不厌其烦,不辞辛苦,一日三餐钟文欣都是守在晓雄的病床前,和晓雄一起吃的。女人把事情做到这般地步,晓雄当然明白这意味着什么。晓雄乐得逢迎,乐得舒服,只做顺来顺受罢了。
晓雄受的不过是些皮肉伤,虽说流了血缝了针,然而恢复得很快。那天晚上,两个人一起用完饭,钟文欣正收拾着保温筒往袋子里装,晓雄忽然开口说,“从明天起,你就不用来送饭了。”
钟文欣停下来问,“为什么?”
“医生通知我,明天出院。”
钟文欣点点头,“嗯”了一声,然后向床上摆了摆手。
晓雄就乖乖地上床躺下,然后钟文欣就坐在床沿上,开始轻轻抚着他的手。那情形就像晓雄仍旧是伤重不起,仍旧需要钟文欣在床前陪着,细心地照料他的起居。钟文欣喜欢这样,钟文欣已经习惯了这样。

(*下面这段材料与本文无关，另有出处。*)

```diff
-template <bool LINEAR>
-__global__ __launch_bounds__(192) void k_ofdm_mod_mp(const rd_tables *tab, const float *z, float2 *tx, long tx_stride, int n_mf, const float2 *G, float2 *mp, double *part)
-{
+    const float2 *pil = pilot ? (const float2 *)pilot + (linear ? RD_SYM : 0) : nullptr;
+    const dim3 g(n_mf, B), blk(192);
+    if (linear && pil) hipLaunchKernelGGL((k_ofdm_mod<true, true>), g, blk, 0, (hipStream_t)s, tab, pil, z, (float2 *)tx, tx_stride, n_mf);
+    else if (linear) hipLaunchKernelGGL((k_ofdm_mod<true, false>), g, blk, 0, (hipStream_t)s, tab, pil, z, (float2 *)tx, tx_stride, n_mf);
+    else if (pil) hipLaunchKernelGGL((k_ofdm_mod<false, true>), g, blk, 0, (hipStream_t)s, tab, pil, z, (float2 *)tx, tx_stride, n_mf);
+    else hipLaunchKernelGGL((k_ofdm_mod<false, false>), g, blk, 0, (hipStream_t)s, tab, pil, z, (float2 *)tx, tx_stride, n_mf);
+    return (int)hipGetLastError();
+}
+
+template <bool LINEAR, bool PTAB>
+__global__ __launch_bounds__(192) void k_ofdm_mod_mp(const rd_tables *tab, const float2 *pil, const float *z, float2 *tx, long tx_stride, int n_mf, const float2 *G, float2 *mp, double *part)
+{
+    constexpr int S0 = PTAB ? 1 : 0;
     __shared__ float2 sym[RD_NS + 1][RD_NC];
     __shared__ float2 prevsym[RD_NC];
     __shared__ float2 fr[16 + RD_NMF];
@@ -600,22 +629,23 @@
     const int mf = blockIdx.x, b = blockIdx.y, tid = threadIdx.x;
     const float *zf = z + ((size_t)b * n_mf + mf) * RD_ZMF;
     const float pg = LINEAR ? 1.0f : tab->pilot_gain;
-    if (tid < RD_NC) sym[0][tid] = make_float2(tab->P[tid] * pg, 0.0f * pg);
+    if (!PTAB && tid < RD_NC) sym[0][tid] = make_float2(tab->P[tid] * pg, 0.0f * pg);
     if (tid < 120) sym[1 + tid / RD_NC][tid % RD_NC] = make_float2(zf[2 * tid], zf[2 * tid + 1]);
     if (tid >= 128 && tid < 128 + RD_NC && mf > 0) { const int c = tid - 128; prevsym[c] = make_float2(zf[-RD_ZMF + 2 * (90 + c)], zf[-RD_ZMF + 2 * (90 + c) + 1]); }
     __syncthreads();
+    if (PTAB) fr[16 + tid] = pil[tid];
     if (tid < RD_M) {
         f32x2 acc[RD_NS + 1];
 #pragma unroll
-        for (int s = 0; s <= RD_NS; s++) acc[s] = (f32x2){ 0.0f, 0.0f };
+        for (int s = S0; s <= RD_NS; s++) acc[s] = (f32x2){ 0.0f, 0.0f };
 #pragma unroll 6
         for (int c = 0; c < RD_NC; c++) {
             const float2 w = ld2(tab->Winv[c], tid);
 #pragma unroll
-            for (int s = 0; s <= RD_NS; s++) acc[s] = idft_term(acc[s], sym[s][c], w);
-        }
-#pragma unroll
-        for (int s = 0; s <= RD_NS; s++) {
+            for (int s = S0; s <= RD_NS; s++) acc[s] = idft_term(acc[s], sym[s][c], w);
+        }
+#pragma unroll
+        for (int s = S0; s <= RD_NS; s++) {
             const float2 v = LINEAR ? make_float2(acc[s][0], acc[s][1]) : pa_limit(make_float2(acc[s][0], acc[s][1]));
             fr[16 + s * RD_SYM + RD_NCP + tid] = v;
             if (tid >= RD_M - RD_NCP) fr[16 + s * RD_SYM + tid - (RD_M - RD_NCP)] = v;
@@ -659,11 +689,17 @@
     __syncthreads();
     if (tid == 0) { part[((size_t)b * n_mf + mf) * 2] = (red[0][0] + red[0][1]) + red[0][2]; part[((size_t)b * n_mf + mf) * 2 + 1] = (red[1][0] + red[1][1]) + red[1][2]; }
 }
-extern "C" int rd_launch_ofdm_mod_mp(const rd_tables *tab, const float *z, void *tx, long tx_stride, int B, int n_mf, const void *G, void *mp, double *part, int linear, rd_stream_t s)
+extern "C" int rd_launch_ofdm_mod_mp(const rd_tables *tab, const float *pilot, const float *z, void *tx, long tx_stride, int B, int n_mf, const void *G, void *mp, double *part, int linear, rd_stream_t s)
 {
     if (B <= 0 || n_mf <= 0) return 0;
-    if (linear) hipLaunchKernelGGL(k_ofdm_mod_mp<true>, dim3(n_mf, B), dim3(192), 0, (hipStream_t)s, tab, z, (float2 *)tx, tx_stride, n_mf, (const float2 *)G, (float2 *)mp, part);
-    else hipLaunchKernelGGL(k_ofdm_mod_mp<false>, dim3(n_mf, B), dim3(192), 0, (hipStream_t)s, tab, z, (float2 *)tx, tx_stride, n_mf, (const float2 *)G, (float2 *)mp, part);
+    const float2 *pil = pilot ? (const float2 *)pilot + (linear ? RD_SYM : 0) : nullptr;
+    const dim3 g(n_mf, B), blk(192);
+#define MOD_MP(L, P) hipLaunchKernelGGL((k_ofdm_mod_mp<L, P>), g, blk, 0, (hipStream_t)s, tab, pil, z, (float2 *)tx, tx_stride, n_mf, (const float2 *)G, (float2 *)mp, part)
+    if (linear && pil) MOD_MP(true, true);
+    else if (linear) MOD_MP(true, false);
+    else if (pil) MOD_MP(false, true);
+    else MOD_MP(false, false);
+#undef MOD_MP
     return (int)hipGetLastError();
 }
 
```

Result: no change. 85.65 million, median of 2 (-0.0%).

晓雄那天很晚才入睡。清晨,他睁开眼睛,脑袋里浮出的第一个念头就是今天早晨吃不到那女人送来的牛奶和面包了。
果然,直到八点多钟医生们已经上班,钟文欣还没有露面。晓雄觉得饿了,他打算到外面买点儿东西填填肚子,然后再办手续出院。晓雄坐着电梯下来,刚巧在大厅里碰上钟文欣。
“唔,你来了?”说这句话的时候,晓雄盯着钟文欣的手。
“已经来了一会儿,”钟文欣说,“给你交了费,办完了出院手续。”钟文欣手里拿的是一些收据,住院部的收费处就在一楼大厅里。
“谢谢。”晓雄也就是笑笑罢了,并未显得特别惊奇。
“等会儿坐我的车走,我有些安排要告诉你。”
“好的。”晓雄答应着,一副随遇而安的样子。
“都市海湾”是个新开发的住宅小区,傍湖而建,有水有树,环境算得上优雅,只是离市区远了一些。从市一分院开车过去,几乎走了四十分钟。
钟文欣把车泊在一栋六层楼前,带着晓雄上了楼梯。面对着三楼的一户安全门,钟文欣拿出了钥匙。锁孔里哗啦啦地正响着,门却忽然自己从里边打开了。
“回来了?”伍伯站在门里迎候着。
“嗯,”钟文欣点点头,“早饭准备了吗?”
“已经买好了。”伍伯恭敬地回答。
钟文欣对晓雄说,“那好,咱们先吃点儿东西,然后再说话。”
晓雄跟着钟文欣在客厅的餐桌前坐下,伍伯就从厨房里端来了豆汁、油条、煎包之类的早点来。伍伯低眉敛眼地在餐桌上摆好了东西,然后转身离开。就在那一瞬间,他似乎不经意地瞥了晓雄一眼。晓雄顿时像被利器刺中一般,不禁浑身一颤。这个外貌忠厚的佣人,目光也太尖锐了。
晓雄一边吃着早点,一边打量着这套房子。房间的格局是那种典型的复式楼,一套房子里分了上下两层,客厅是挑空的,坐在这儿抬抬头就可以看到楼梯和二层的房间。晓雄大致估摸了一下,楼下两室两厅一卫,楼上两室两厅一卫,应该是一套中等面积的小“楼中楼”。
房间的装修和摆设的家具都只有八成新,而且杂物很少,看上去不像有居家过日子的痕迹。这就是钟文欣的家吗?
晓雄正在心里嘀咕,钟文欣笑着开腔了,“晓雄,你觉得这套房子怎么样?”
晓雄含混地答道,“行,挺好。”
“觉得好,这钥匙你就拿着。”钟文欣将一个钥匙环哗哗啦啦地晃了晃,然后放在了晓雄的面前。晓雄用手指捻着那钥匙,等着钟文欣下面的话。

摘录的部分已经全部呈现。